人は...現実で有り得ない事を[危険]、と認識するんだよ。

「人は...現実では有り得ない事を[危険]、と認識するんだよ」
そんな呟きがフィアの口から漏れて、俺の意識は覚醒した。
....と、同時に体が[絶対有り得ない]危機から逃れたいが為に、後ろへと下がる。
今回ばかりは、俺の感想も間違ってなどいない。確信だ。
何故か?そんな事、簡単過ぎる。
今、俺達が目の当たりにしているモノは...。
全身を筋肉という名の鎧で包み、拳という名のプレス機を優雅に晒しているモノ。
もはや人と呼べない程の筋肉。そして....化粧。
何で化粧してんだよ。怖いよ!アンタ男だろ!?なんだよその厚化粧!?
「あら〜?そこの男の子♪アタシに見とれたのかしら♪」
その一言で、俺、エストレア、フィア、優樹、そして、ノエルや知らない人達ですらその顔を引きつらせた。
正直に言おう。個性が強過ぎる。俺のレベルじゃまだ無理だ!
「....アデルにぃ。ホント、やめて...」
ノエルが言う。が。
「あ?お兄ちゃ...お姉ちゃんにそんな事言ったら駄目よ?ノエルちゃん」
なんだよ!?最初の[あ?]が無駄にドスがきいてたよ!てかお兄ちゃんを言い直したよコイツ!?なんなの!?コレなんなの!?
[......なんなのだ...?]
ほら見ろ!精霊様も絶句ですぞ!?焔が絶句してますぞ!?
「...ユウ。危ないから近づいたら駄目」
「後ろ、隠れていい?」
「...うん」
エストレアの後ろに優樹。そして、エストレアの前に居るのは...俺。
盾、ですか....俺は...。
「ま、いいわ♪ワタシはアデル。アデル セルシニアよ♪宜しくん♪」
アタシなのかワタシなのかハッキリしろよ!!
.......言える訳ねぇよ。
「えぇと...よ、宜しく?」
フィア!?お前スゲーなおい!!まさかの宜しく発言ですか!?
尊敬します!!
「うふ♪仲良くしてね♪」
怖ぇよ!?化け物だよ!?ノエルの兄だなんて思えないよ!!
「はぁ.....。そんな事よりアデルにぃ。この人達に部屋、用意できる?」
と、ノエルが言う。お前もすげぇなおい...。
「あらあら?そんな事を言いに来たの?出来るわよぉ♪お部屋の準備くらい♪」
「じゃあ、お願い出来るか___「ただし!お部屋を貸してあげるんだから、一つお願いを聞いて欲しいのよ〜♪」」
ノエルの発言に割り込んで、そんな事を言う筋肉さん。
「ワタシのお願いは...このコ達に、働いてもらう事よ♪」
「はい!?」
叫んだのは俺。さすがに、いきなり過ぎるだろうよ。だが。
「このお店はねぇ、お客様はよく来てくれるんだけどぉ、従業員がまだ二人しかいないのよ〜♪」
そう言った筋肉さんは、カウンター席にいる腕が翼になってる女の子と、あからさまにエロ格好いいお姉さんを見る。

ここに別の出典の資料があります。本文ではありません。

struct PlaceDev {
  const int32_t* net_blk_ptr;
  const int32_t* net_blks;
  const int32_t* blk_net_ptr;
  const int32_t* blk_nets;
  const int8_t* blk_type;
  const int8_t* tile_btype;
  const int32_t* type_cols;
  const int32_t* type_col_ptr;
  const uint8_t* fixed;
  const float* net_q;
  const int32_t* net_sink_ptr;
  const float* conn_crit;
  const float* delay_mat;
  int32_t* bx;
  int32_t* by;
  int32_t* bslot;
  int32_t* grid;
  float* net_cost;
  float* net_tcost;
  int32_t num_blocks, num_nets, gx, gy, cap, nx, ny, io_cap;
// ... 170 lines not shown
                     ? (p.tile_btype[tx * p.gy + ty] != p.blk_type[b])
                     : (is_io_loc(p, tx, ty) != (p.blk_type[b] == 0))) ok = 0;
        else if (cap_at(p, tx, ty) != 1) ok = 0;
        else {
          int32_t occ = p.grid[((int64_t)tx * p.gy + ty) * p.cap];
          if (occ >= 0 && p.macro_of[occ] != mid) ok = 0;
        }
      }
      if (ok) atomicAdd(&m.counters[0], 1);
    }
    ok = __shfl(ok, 0);
    if (!ok) return;
    float dbb = 0.0f, dtd = 0.0f;
    for (int32_t j = mm0; j < mm1; ++j) {
      int32_t b = p.macro_blk[j];
      for (int32_t k = p.blk_net_ptr[b] + lane; k < p.blk_net_ptr[b + 1];
           k += 64) {
        int32_t n = p.blk_nets[k];
        bool dup = false;
        for (int32_t j2 = mm0; j2 < j && !dup; ++j2)
          dup = blk_has_net(p, p.macro_blk[j2], n);
        if (dup) continue;
        dbb += net_bb_cost_macro(p, n, mid, ddx, ddy) - p.net_cost[n];
        if (timing_tradeoff > 0.0f)
          dtd += net_td_cost_macro(p, n, mid, ddx, ddy) - p.net_tcost[n];
      }
    }
    dbb = wave_sum_f32(dbb);
    dtd = wave_sum_f32(dtd);
    float delta = (1.0f - timing_tradeoff) * dbb * inv_bb_norm +
                  timing_tradeoff * dtd * inv_td_norm;
    bool accept;
    if (delta <= 0.0f) accept = true;
    else if (T <= 0.0f) accept = false;
    else {
      float u = (rng_hash(seed, batch, i * 131 + 5) & 0xFFFFFF) *
                (1.0f / 16777216.0f);
      accept = u < __expf(-delta / T);
    }
    if (!accept) return;
    if (lane == 0) {
      atomicAdd(&m.counters[1], 1);
      m.mv_blk[i] = blk;
      m.mv_to[i] = ((ddx + 4096) << 13) | (ddy + 4096);
      m.mv_other[i] = -2 - mid;
      m.mv_dbb[i] = dbb;
      m.mv_dtd[i] = dtd;
      m.mv_flags[i] = 1;
    }
    for (int32_t j = mm0; j < mm1; ++j) {
      int32_t b = p.macro_blk[j];
      for (int32_t k = p.blk_net_ptr[b] + lane; k < p.blk_net_ptr[b + 1];
           k += 64)
        atomicMin(&m.net_claim[p.blk_nets[k]], i);
    }
    for (int32_t j = mm0 + lane; j < mm1; j += 64) {
      int32_t b = p.macro_blk[j];
      atomicMin(&m.loc_claim[p.bx[b] * p.gy + p.by[b]], i);
      atomicMin(&m.loc_claim[(p.bx[b] + ddx) * p.gy + p.by[b] + ddy], i);
    }
    return;
  }
  int32_t other = p.grid[((int64_t)x1 * p.gy + y1) * p.cap + slot1];
  if (other == blk) return;
  if (other >= 0 && p.fixed && p.fixed[other]) return;
  if (other >= 0 && p.macro_of && p.macro_of[other] >= 0)
    return;
  if (lane == 0) atomicAdd(&m.counters[0], 1);
  float dbb = 0.0f, dtd = 0.0f;
  const int ox = other >= 0 ? x0 : -1000, oy = other >= 0 ? y0 : -1000;
  for (int32_t k = p.blk_net_ptr[blk] + lane; k < p.blk_net_ptr[blk + 1];
       k += 64) {
    int32_t n = p.blk_nets[k];
    dbb += net_bb_cost(p, n, blk, x1, y1, other, ox, oy) - p.net_cost[n];
    if (timing_tradeoff > 0.0f)
      dtd += net_td_cost(p, n, blk, x1, y1, other, ox, oy) - p.net_tcost[n];
  }
  if (other >= 0) {
    for (int32_t k = p.blk_net_ptr[other] + lane;
         k < p.blk_net_ptr[other + 1]; k += 64) {
      int32_t n = p.blk_nets[k];
      if (blk_has_net(p, blk, n)) continue;
      dbb += net_bb_cost(p, n, blk, x1, y1, other, ox, oy) - p.net_cost[n];
      if (timing_tradeoff > 0.0f)
        dtd += net_td_cost(p, n, blk, x1, y1, other, ox, oy) - p.net_tcost[n];
    }
  }
  dbb = wave_sum_f32(dbb);
  dtd = wave_sum_f32(dtd);
  float delta = (1.0f - timing_tradeoff) * dbb * inv_bb_norm +
                timing_tradeoff * dtd * inv_td_norm;
  bool accept;
  if (delta <= 0.0f) accept = true;
  else if (T <= 0.0f) accept = false;
  else {
    float u = (rng_hash(seed, batch, i * 131 + 5) & 0xFFFFFF) *
              (1.0f / 16777216.0f);
    accept = u < __expf(-delta / T);
  }
  if (!accept) return;
  if (lane == 0) {
    atomicAdd(&m.counters[1], 1);
    m.mv_blk[i] = blk;
    m.mv_to[i] = ((x1 * p.gy + y1) * p.cap + slot1);
    m.mv_other[i] = other;
    m.mv_dbb[i] = dbb;
    m.mv_dtd[i] = dtd;
    m.mv_flags[i] = 1;
    atomicMin(&m.loc_claim[x0 * p.gy + y0], i);
    atomicMin(&m.loc_claim[x1 * p.gy + y1], i);
  }
  for (int32_t k = p.blk_net_ptr[blk] + lane; k < p.blk_net_ptr[blk + 1];
       k += 64)
    atomicMin(&m.net_claim[p.blk_nets[k]], i);
  if (other >= 0)
    for (int32_t k = p.blk_net_ptr[other] + lane;
         k < p.blk_net_ptr[other + 1]; k += 64)
      atomicMin(&m.net_claim[p.blk_nets[k]], i);
}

それを見てフィアが、「へぇ。セイレーンとグール、かぁ。変わった従業員なんだねぇ?」と、言う。
なる程。あの魔物達はそういう種族なのか。後で詳しく教えて貰おう。
「あら?白い美人さんは詳しいのね?凄いわぁ♪」
「いえいえ。それ程でもあります」
相変わらず順応性の高い人だなぁ、フィアって。
てか、何気なく肯定すんなよ。お前Fウィルスの発生源だろ。皆が面倒くさがりになったらどうするんだ。
「.......カズト。働く、の?」
「ま、働くのも悪くないな...」
正直、住み込みで働くってのは悪くない条件だ。それに、この店には転移結晶やクエストボードといった、俺達の目的を達成する為に必要な[情報]や[移動手段]等がある。
人が沢山いるってのもよく考えればかなり良い。その人達から色々聞けるしな。
「どうするかしらぁ?」
筋肉さんが訊ねて来たので、恐る恐る返答する。
「と、とりあえず...働く、という事にしときます」
まぁ、何も悪い事はないだろうしな。あるとすれば、筋肉さんが怖いって事くらいだ。
そう思ったから言ったのだが。
「本当?嬉しいわぁ〜♪」
無駄に野太い声で喜ばれて、早くも挫けそうな俺なのだった。